Similarly the average number of individuals represent annual values and can be related to catches, that are always referred to a year. This is not a problem for classes defined by ages because average numbers are between the initial and final number of each class. However, if a length-structured analysis is done the class intervals, expressed in time units, are not constant and are often very different from one year. In cases where the class interval is smaller than one year, the average annual numbers may be smaller than both the initial number and the final number of the corresponding class.
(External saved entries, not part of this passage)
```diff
+template <int FORM, int NL, int MS>
+__device__ __forceinline__ void res_check_body_uniform(int p, int dc, unsigned cw, float b_check, const float (&th)[8],
+                                                       const float *__restrict__ thr, int n_levels)
+{
+    static_assert(FORM == FORM_NMS || FORM == FORM_RCQ, "forms with two outgoing magnitudes per check");
+    static_assert(MS > 0, "compile-time row stride: the slots of a group are immediate offsets");
+    constexpr int G = 2;
+    using P = Pack<float, G>;
+    constexpr unsigned stride = (unsigned)MS * G * (unsigned)sizeof(float);
+    const unsigned base = (unsigned)p * G * (unsigned)sizeof(float);
+    const int d_lo = chk_lo(cw), spread = chk_spread(cw);
+    float m1[G], m2[G];
+    uint32_t sacc[G];
+    float ninf = -inf_of<float>();
+    asm volatile("" : "+v"(ninf));
+#pragma unroll
+    for (int g = 0; g < G; ++g) {
+        m1[g] = inf_of<float>(); m2[g] = inf_of<float>(); sacc[g] = 0;
+    }
+    res_walk_edges(base, stride, d_lo, spread, dc, [&](unsigned addr, auto kc) {
+        constexpr int K = decltype(kc)::value;
+        P v[K];
+#pragma unroll
+        for (int k = 0; k < K; ++k) v[k] = lds_load<P>(addr + k * stride);
+#pragma unroll
+        for (int k = 0; k < K; ++k) {
+#pragma unroll
+            for (int g = 0; g < G; ++g) {
+                const float a = __builtin_fabsf(v[k].x[g]);
+                sacc[g] ^= __float_as_uint(v[k].x[g]);
+                m2[g] = __builtin_amdgcn_fmed3f(a, m1[g], m2[g]);
+                m1[g] = __builtin_amdgcn_fmed3f(a, m1[g], ninf);
+            }
+        }
+    });
+
+    uint32_t o1[G], o2[G];
+#pragma unroll
+    for (int g = 0; g < G; ++g) {
+        float w1 = b_check * m1[g], w2 = b_check * m2[g];
+        if (FORM == FORM_RCQ) {
+            const float r1 = res_quant_rec<NL>(__builtin_fabsf(w1), th, thr, n_levels);
+            const float r2 = res_quant_rec<NL>(__builtin_fabsf(w2), th, thr, n_levels);
+            w1 = flip_sign<float>(r1, (w1 < 0.0f) ? 1u : 0u);
+            w2 = flip_sign<float>(r2, (w2 < 0.0f) ? 1u : 0u);
+        }
+        const uint32_t par = sacc[g] & 0x80000000u;
+        o1[g] = __float_as_uint(w1) ^ par;
+        o2[g] = __float_as_uint(w2) ^ par;
+        asm volatile("" : "+v"(o1[g]), "+v"(o2[g]));
+    }
+    uint32_t sign_v = 0x80000000u;
+    asm volatile("" : "+v"(sign_v));
+    res_walk_edges(base, stride, d_lo, spread, dc, [&](unsigned addr, auto kc) {
+        constexpr int K = decltype(kc)::value;
+        P v[4];
+#pragma unroll
+        for (int k = 0; k < K; ++k) v[k] = lds_load<P>(addr + k * stride);
+        if constexpr (K & 1) asm volatile("" : "=v"(v[K].x[0]), "=v"(v[K].x[1]));
+#pragma unroll
+        for (int k = 0; k < K; k += 2) {
+            float y[4];
+            res_select4_out(y, v[k].x[0], v[k].x[1], v[k + 1].x[0], v[k + 1].x[1], m1[0], m1[1], o1[0], o2[0], o1[1], o2[1],
+                            sign_v);
+            lds_store<P>(addr + k * stride, P{{y[0], y[1]}});
+            if (k + 1 < K) lds_store<P>(addr + (k + 1) * stride, P{{y[2], y[3]}});
+        }
+    });
+}
+
 template <int G, int FORM, bool BPC, int NL, int MS, typename T, bool SPLIT = false>
 __device__ __forceinline__ void res_check_body(const ResidentPlan &pl, unsigned char *smem, int p, int dc,
                                                T b_check, const T *__restrict__ beta_row,
@@ -408,17 +528,31 @@
     }
 }
 
-template <int G, int FORM, bool BPC, int NL, int MS, typename T, bool SPLIT>
+template <int G, int FORM, bool BPC, int NL, int MS, typename T, bool SPLIT, bool CPT = false>
 __device__ __forceinline__ void res_check_phase(const ResidentPlan &pl, unsigned char *smem,
                                                 const T *__restrict__ beta_row,
                                                 const T *__restrict__ oa_row,
                                                 const float *__restrict__ thr, int n_levels, bool rcq_zero0,
-                                                int dc_pre, T b_pre, int tid, int nt)
+                                                int dc_pre, T b_pre, int tid, int nt, unsigned cw = 0)
 {
     float th[8];
     if (FORM == FORM_RCQ) {
 #pragma unroll
         for (int q = 0; q < 8; ++q) th[q] = (q < n_levels) ? thr[q] : __builtin_nanf("");
+    }
+    if constexpr (CPT && BPC && (FORM == FORM_NMS || FORM == FORM_RCQ)) {
+        static_assert(G == 2 && !SPLIT && std::is_same<T, float>::value, "compact: fp32 codeword pairs, whole checks");
+        asm volatile("" : "+s"(cw));
+        asm volatile("" : "+v"(dc_pre), "+v"(b_pre));
+        if (!(cw & kChkPerLane)) {
+            const int lanes = chk_lanes(cw);
+            if (lanes == 64) res_check_body_uniform<FORM, NL, MS>(tid, dc_pre, cw, b_pre, th, thr, n_levels);
+            else if ((tid & 63) < lanes) res_check_body_uniform<FORM, NL, MS>(tid, dc_pre, cw, b_pre, th, thr, n_levels);
+            return;
+        }
+        if (tid < pl.m)
+            res_check_body<G, FORM, BPC, NL, MS, T>(pl, smem, tid, dc_pre, b_pre, beta_row, oa_row, th, thr, n_levels, rcq_zero0);
+        return;
     }
     int dc = dc_pre;
     T b_check = b_pre;
@@ -983,6 +1117,8 @@
             }
         }
     }
+    unsigned chk_cells = 0;
+    if constexpr (CPT) chk_cells = pl.ccell[__builtin_amdgcn_readfirstlane(tid) >> 6];
     const int dc_pre = tid < pl.m ? pl.dc_s[tid] : 0;
     T b_pre = (BPC && tid < pl.m && a.T > 0) ? g_beta[pl.bslot_c[tid]] : (T)0;
     __syncthreads();
@@ -998,8 +1134,8 @@
         const float *thr = FORM == FORM_RCQ ? a.thr + (size_t)a.q_of_iter[it] * a.n_levels : nullptr;
         const T *alpha_lds = a.alpha_in_lds ? alpha_s + it * a.n_alpha : nullptr;
         const T *alpha_glb = g_alpha + (size_t)it * a.n_alpha;
-        res_check_phase<G, FORM, BPC, NL, MS, T, SPLIT>(pl, res_smem, beta_row, oa_row, thr, a.n_levels, a.rcq_zero0 != 0,
-                                              dc_pre, b_pre, tid, nt);
+        res_check_phase<G, FORM, BPC, NL, MS, T, SPLIT, CPT>(pl, res_smem, beta_row, oa_row, thr, a.n_levels,
+                                                             a.rcq_zero0 != 0, dc_pre, b_pre, tid, nt, chk_cells);
         if (BPC && tid < pl.m && it + 1 < a.T)
             b_pre = g_beta[(size_t)(it + 1) * a.n_beta + pl.bslot_c[tid]];
         __syncthreads();
diff --git a/implementation-of-neural-ldpc-decoders-with-degree-specific-weight-sharing-and-rcq-quantization_amd/engine.py b/implementation-of-neural-ldpc-decoders-with-degree-specific-weight-sharing-and-rcq-quantization_amd/engine.py
--- a/implementation-of-neural-ldpc-decoders-with-degree-specific-weight-sharing-and-rcq-quantization_amd/engine.py
+++ b/implementation-of-neural-ldpc-decoders-with-degree-specific-weight-sharing-and-rcq-quantization_amd/engine.py
@@ -179,6 +179,10 @@
         if self._lib.ldpc_debug_compact_layout(self.handle, 0, 0, 0, None, None, None, None, nat.ptr(stats)) == 0:
             plan = {"positions": int(stats[0]), "worst_wave_cost": int(stats[1]), "mean_wave_cost": float(stats[2]) / 8,
                     "mixed_cells": int(stats[3])}
+            words = np.zeros(8, dtype=np.uint32)
+            nat.check(self._lib.ldpc_debug_compact_checks(self.handle, 0, 0, 0, None, None, nat.ptr(words)),
+                      "ldpc_debug_compact_checks")
+            plan["scalar_check_waves"] = int(np.count_nonzero((words != 0) & (words >> 31 == 0)))
         return {"engine": {2: "resident", 3: "stream", 4: "stream", 5: "stream"}[int(out[0])], "kernel": kernel,
                 "stream_form": {2: None, 3: "two-sweeps", 4: "fused-rcq-iteration", 5: "rcq-code-pair"}[int(out[0])],
                 "codewords_per_workgroup": int(out[1]),
diff --git a/include/ldpc_hip_debug.h b/include/ldpc_hip_debug.h
--- a/include/ldpc_hip_debug.h
+++ b/include/ldpc_hip_debug.h
@@ -19,6 +19,9 @@
 int ldpc_debug_compact_layout(const ldpc_decoder *d, int32_t n, int32_t m, int32_t E, const int32_t *check_ptr,
                               const int32_t *var_idx, int32_t *pos_of_var, uint8_t cells[32], int32_t stats[4]);
 
+int ldpc_debug_compact_checks(const ldpc_decoder *d, int32_t n, int32_t m, int32_t E, const int32_t *check_ptr,
+                              const int32_t *var_idx, uint32_t words[8]);
+
 int ldpc_debug_key4(const float *values, int64_t count, float beta, const float thresholds4[4], uint8_t *keys_float,
                     uint8_t *keys_compare, void *stream);
 
```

When the class interval is larger the opposite may happen.
That is why it is possible to sum the average annual numbers to produce the average annual number of individuals in the population. These sums can then be related to the total (annual) catch (in number) through an overall (called global, see section 5.5) fishing mortality rate. Such computations are presented at the end of the table. The initial number per length class cannot be summed, because otherwise the same individual would be counted several times whenever it jumps from one class to another, if class interval were less than one year.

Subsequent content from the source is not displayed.